F:\TextMining_Dr.Singh\LingPipeDir\lingpipe-3.9.1\demos\tutorial\ne>ant -Ddata.contracts=contracts/ train-contract
Buildfile: F:\TextMining_Dr.Singh\LingPipeDir\lingpipe-3.9.1\demos\tutorial\ne\b
uild.xml
compile:
[mkdir] Created dir: F:\TextMining_Dr.Singh\LingPipeDir\lingpipe-3.9.1\demos
\tutorial\ne\build\classes
[javac] Compiling 14 source files to F:\TextMining_Dr.Singh\LingPipeDir\ling
pipe-3.9.1\demos\tutorial\ne\build\classes
jar:
[jar] Building jar: F:\TextMining_Dr.Singh\LingPipeDir\lingpipe-3.9.1\demo
s\tutorial\ne\neDemo.jar
train-contract:
[java] Setting up Chunker Estimator
[java] Setting up Data Parser
[java] Training with Data from File=contracts\contract1.train
[java] java.util.regex.Matcher[pattern=(\S+)\s(\S+\s)?(O|[B|I]-\S+) region=
0,14 lastmatch=]
[java] Exception in thread “main” java.lang.IllegalArgumentException: Illeg
al =Codexis B-ORG
[java] at com.aliasi.tag.LineTaggingParser.parseString(LineTaggingParse
r.java:158)
[java] at Conll2002ChunkTagParser.parseString(Conll2002ChunkTagParser.j
ava:60)
[java] at com.aliasi.corpus.StringParser.parse(StringParser.java:68)

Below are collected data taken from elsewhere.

__global__ __launch_bounds__(WAVE) void k_resolve_map(const MatchPair* __restrict__ pairs,
                                                      const MatchQuery* __restrict__ queries,
                                                      const int* __restrict__ kpCount, int maxKp,
                                                      const uint32_t* __restrict__ candIdx,
                                                      const uint32_t* __restrict__ candKey,
                                                      const int* __restrict__ candCnt, float nnratio,
                                                      int* __restrict__ match, const uint8_t* __restrict__ initObs,
                                                      int* __restrict__ matchCount)
{
    extern __shared__ unsigned char claim[];
    const MatchPair P = pairs[blockIdx.x];
    const int lane = threadIdx.x;
    const int nQ = P.nQueries;
    const int nCur = kpCount[P.curSlot];
    int* M = match + (size_t)P.curSlot * maxKp;
    for (int i = lane; i < nCur; i += WAVE) {
        unsigned char c = 0;
        if (M[i] >= 0) c = 1 | ((initObs ? initObs[i] : 1) ? 2 : 0);
        claim[i] = c;
    }
    __syncthreads();
    int nmatches = 0;
    for (int i = 0; i < nQ; i++) {
        const size_t qo = (size_t)P.queryBase + i;
        const int cnt = candCnt[qo];
        if (cnt == 0) continue;
        uint32_t k1 = 0xFFFFFFFFu, i1 = 0, k2 = 0xFFFFFFFFu, i2 = 0;
        for (int c0 = 0; c0 < cnt; c0 += WAVE) {
// ... 125 lines not shown
    if (i < n) p[i] = v;
}
hipError_t drfe_launch_fill_i32(int* d_p, int n, int v, hipStream_t s)
{
    if (n <= 0) return hipSuccess;
    hipLaunchKernelGGL(k_fill_i32, dim3((n + 255) / 256), dim3(256), 0, s, d_p, n, v);
    return hipGetLastError();
}

__global__ __launch_bounds__(256) void k_fill_i32_and_word(int* __restrict__ p, int n, int v, int* __restrict__ q, int w)
{
    const int i = blockIdx.x * 256 + threadIdx.x;
    if (i < n) p[i] = v;
    if (i == 0) *q = w;
}
hipError_t drfe_launch_fill_i32_and_word(int* d_p, int n, int v, int* d_q, int w, hipStream_t s)
{
    hipLaunchKernelGGL(k_fill_i32_and_word, dim3((n > 0 ? n + 255 : 256) / 256), dim3(256), 0, s, d_p, n, v, d_q, w);
    return hipGetLastError();
}

__global__ __launch_bounds__(256) void k_pack_segments(DrfePackArgs A, uint32_t* __restrict__ dst)
{
    uint32_t total = 0;
    for (int k = 0; k < A.n; k++) total += A.dwords[k];
    for (uint32_t i = blockIdx.x * 256 + threadIdx.x; i < total; i += gridDim.x * 256) {
        uint32_t base = 0;
        int k = 0;
        while (i - base >= A.dwords[k]) { base += A.dwords[k]; k++; }
        if (A.src[k]) dst[i] = A.src[k][i - base];
    }
}
hipError_t drfe_launch_pack_segments(const DrfePackArgs& A, uint32_t* d_dst, hipStream_t s)
{
    uint32_t total = 0;
    for (int k = 0; k < A.n; k++) total += A.dwords[k];
    if (!total) return hipSuccess;
    const unsigned blocks = (total + 1023) / 1024;
    hipLaunchKernelGGL(k_pack_segments, dim3(blocks), dim3(256), 0, s, A, d_dst);
    return hipGetLastError();
}

hipError_t drfe_launch_window_match(drfe_ctx* c, const MatchBuffers& mb, const drfe_camera& cam, int npairs,
                                    int maxQueries, int mode, float th, float nnratio, int checkOri,
                                    const uint8_t* d_initObs, hipStream_t s, int statusWord)
{
    const float invW = (float)DRFE_GRID_COLS / (float)(cam.max_x - cam.min_x);
    const float invH = (float)DRFE_GRID_ROWS / (float)(cam.max_y - cam.min_y);
    if (mode == 0 && maxQueries > RS_THREADS * RS_MAX_T) return hipErrorInvalidValue;
    (void)drfe_launch_fill_i32(c->d_status + statusWord, 1, 0, s);
    if (mode == 0)
        hipLaunchKernelGGL(k_queries_last, dim3((maxQueries + 255) / 256, npairs), dim3(256), 0, s, mb.d_pairs,
                           drfe_kps_un(c), c->d_kpCount, c->maxKp, mb.d_mps, cam, mb.d_scale, th, mb.d_queries);
    hipLaunchKernelGGL(k_window_candidates, dim3((maxQueries + WQ_PER_BLOCK - 1) / WQ_PER_BLOCK, npairs), dim3(WQ_THREADS), 0, s, mb.d_pairs,
                       mb.d_queries, c->d_kpCount, c->maxKp, c->d_gridOff, c->d_cellKp, c->d_cellDesc, cam, invW, invH,
                       mb.d_candIdx, mb.d_candKey, mb.d_candCnt, mb.d_candBest, c->d_status + statusWord,
                       drfe_div_magic((uint32_t)((maxQueries + WQ_PER_BLOCK - 1) / WQ_PER_BLOCK)));
    const size_t lds = (size_t)c->maxKp;
    if (mode == 0)
        hipLaunchKernelGGL(k_resolve_last, dim3(npairs), dim3(RS_THREADS), (size_t)c->maxKp * 5 + 16, s, mb.d_pairs,
                           mb.d_queries, drfe_kps_un(c), c->d_kpCount, c->maxKp, mb.d_candIdx, mb.d_candKey, mb.d_candCnt,
                           mb.d_candBest, checkOri, c->d_match, d_initObs, c->d_matchCount, mb.d_hist);
    else
        hipLaunchKernelGGL(k_resolve_map, dim3(npairs), dim3(WAVE), lds, s, mb.d_pairs, mb.d_queries, c->d_kpCount,
                           c->maxKp, mb.d_candIdx, mb.d_candKey, mb.d_candCnt, nnratio, c->d_match, d_initObs,
                           c->d_matchCount);
    return hipGetLastError();
}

[java] at com.aliasi.corpus.Parser.parse(Parser.java:99)
[java] at com.aliasi.corpus.Parser.parse(Parser.java:115)
[java] at TrainConll2002.main(TrainConll2002.java:43)
[java] Java Result: 1
April 29, 2010 at 11:25 am |
This really isn’t the best place for a discussion of bugs in LingPipe because I don’t check it as often as mail and it’s not where others go to find bug reports and/or patches.
We have a mailing list linked from the web page and a direct mail address, bugs@alias-i.com.
To answer the question, you need to upgrade to LingPipe 3.9.2. I fixed the bug I introduced in 3.9.1 with respect to NE parsing in CoNLL format. I tested the new parser configurations with all the data we talk about, and it now works with B- and I- tags.
April 29, 2010 at 11:52 am |
Sorry for posting bug report here. Thanks for the answer to my query.
March 21, 2011 at 7:37 am |
hi, i have a question i can’t imagine how can we compute the effeciency of the NER system and what about
thanks in advance
March 21, 2011 at 12:42 pm |
I’m not sure what you mean — there are a bunch of things people often call “efficiency”. The big ones are memory and time. Our three built-in statistical NER systems vary on both of these. If you go to the last section of our NER tutorial, you’ll see a small comparison. The absolute amounts will depend on the number of categories, amount of pruning in the parameters, and the amount of training data and number of features.
The best thing to do is find the NER you want and then time it on your hardware. For absolute throughput, keep in mind all our NER systems can be multithreaded with a single model in memory.
May 14, 2012 at 5:21 pm |
Please could any one send me this class
src/ANERXVal.java.
cause i couldn’t find it on the server :(
Thanks in advance
May 15, 2012 at 1:41 pm |
That’s a lower-case “v” for some reason:
http://alias-i.com/lingpipe/demos/tutorial/ne/src/ANERXval.java
The web site mirrors the source tar ball, so it’s in
/demos/tutorial/ne/src/ANERXval.java
in the release.
May 21, 2012 at 12:31 pm
Thanks a lot for help :)
August 24, 2016 at 6:02 am |
Hey LingPipe, you have made my life easier with your NLP tutorials and resources. I have successfully built NER model for Tigrigna Language (one of under resourced language like Arabic) using the resources in the LingPipe(ANERXval, an HMM model). But I need to build a model using CRF(Experiment Set-up — Partition: Dividing the entire corpus in to training(i.e. 2/3 or 80%) and testing set(i.e. 1/3 or 20%), and also Cross Validation: experiment with fold cross validation same as ANERXval using CRF to build the NER system (especially for scarce corpora) reading UNICODE format in text file.
What do you recommend me to do so? Please indicate me resources and other links to perform such NLP tasks? Thank you a lot for your excellent tutorials and supports.
August 24, 2016 at 9:38 am |
Best source for learning how to use LingPipe at this point is our book. See
LingPipe Cookbook. Available on Amazon too.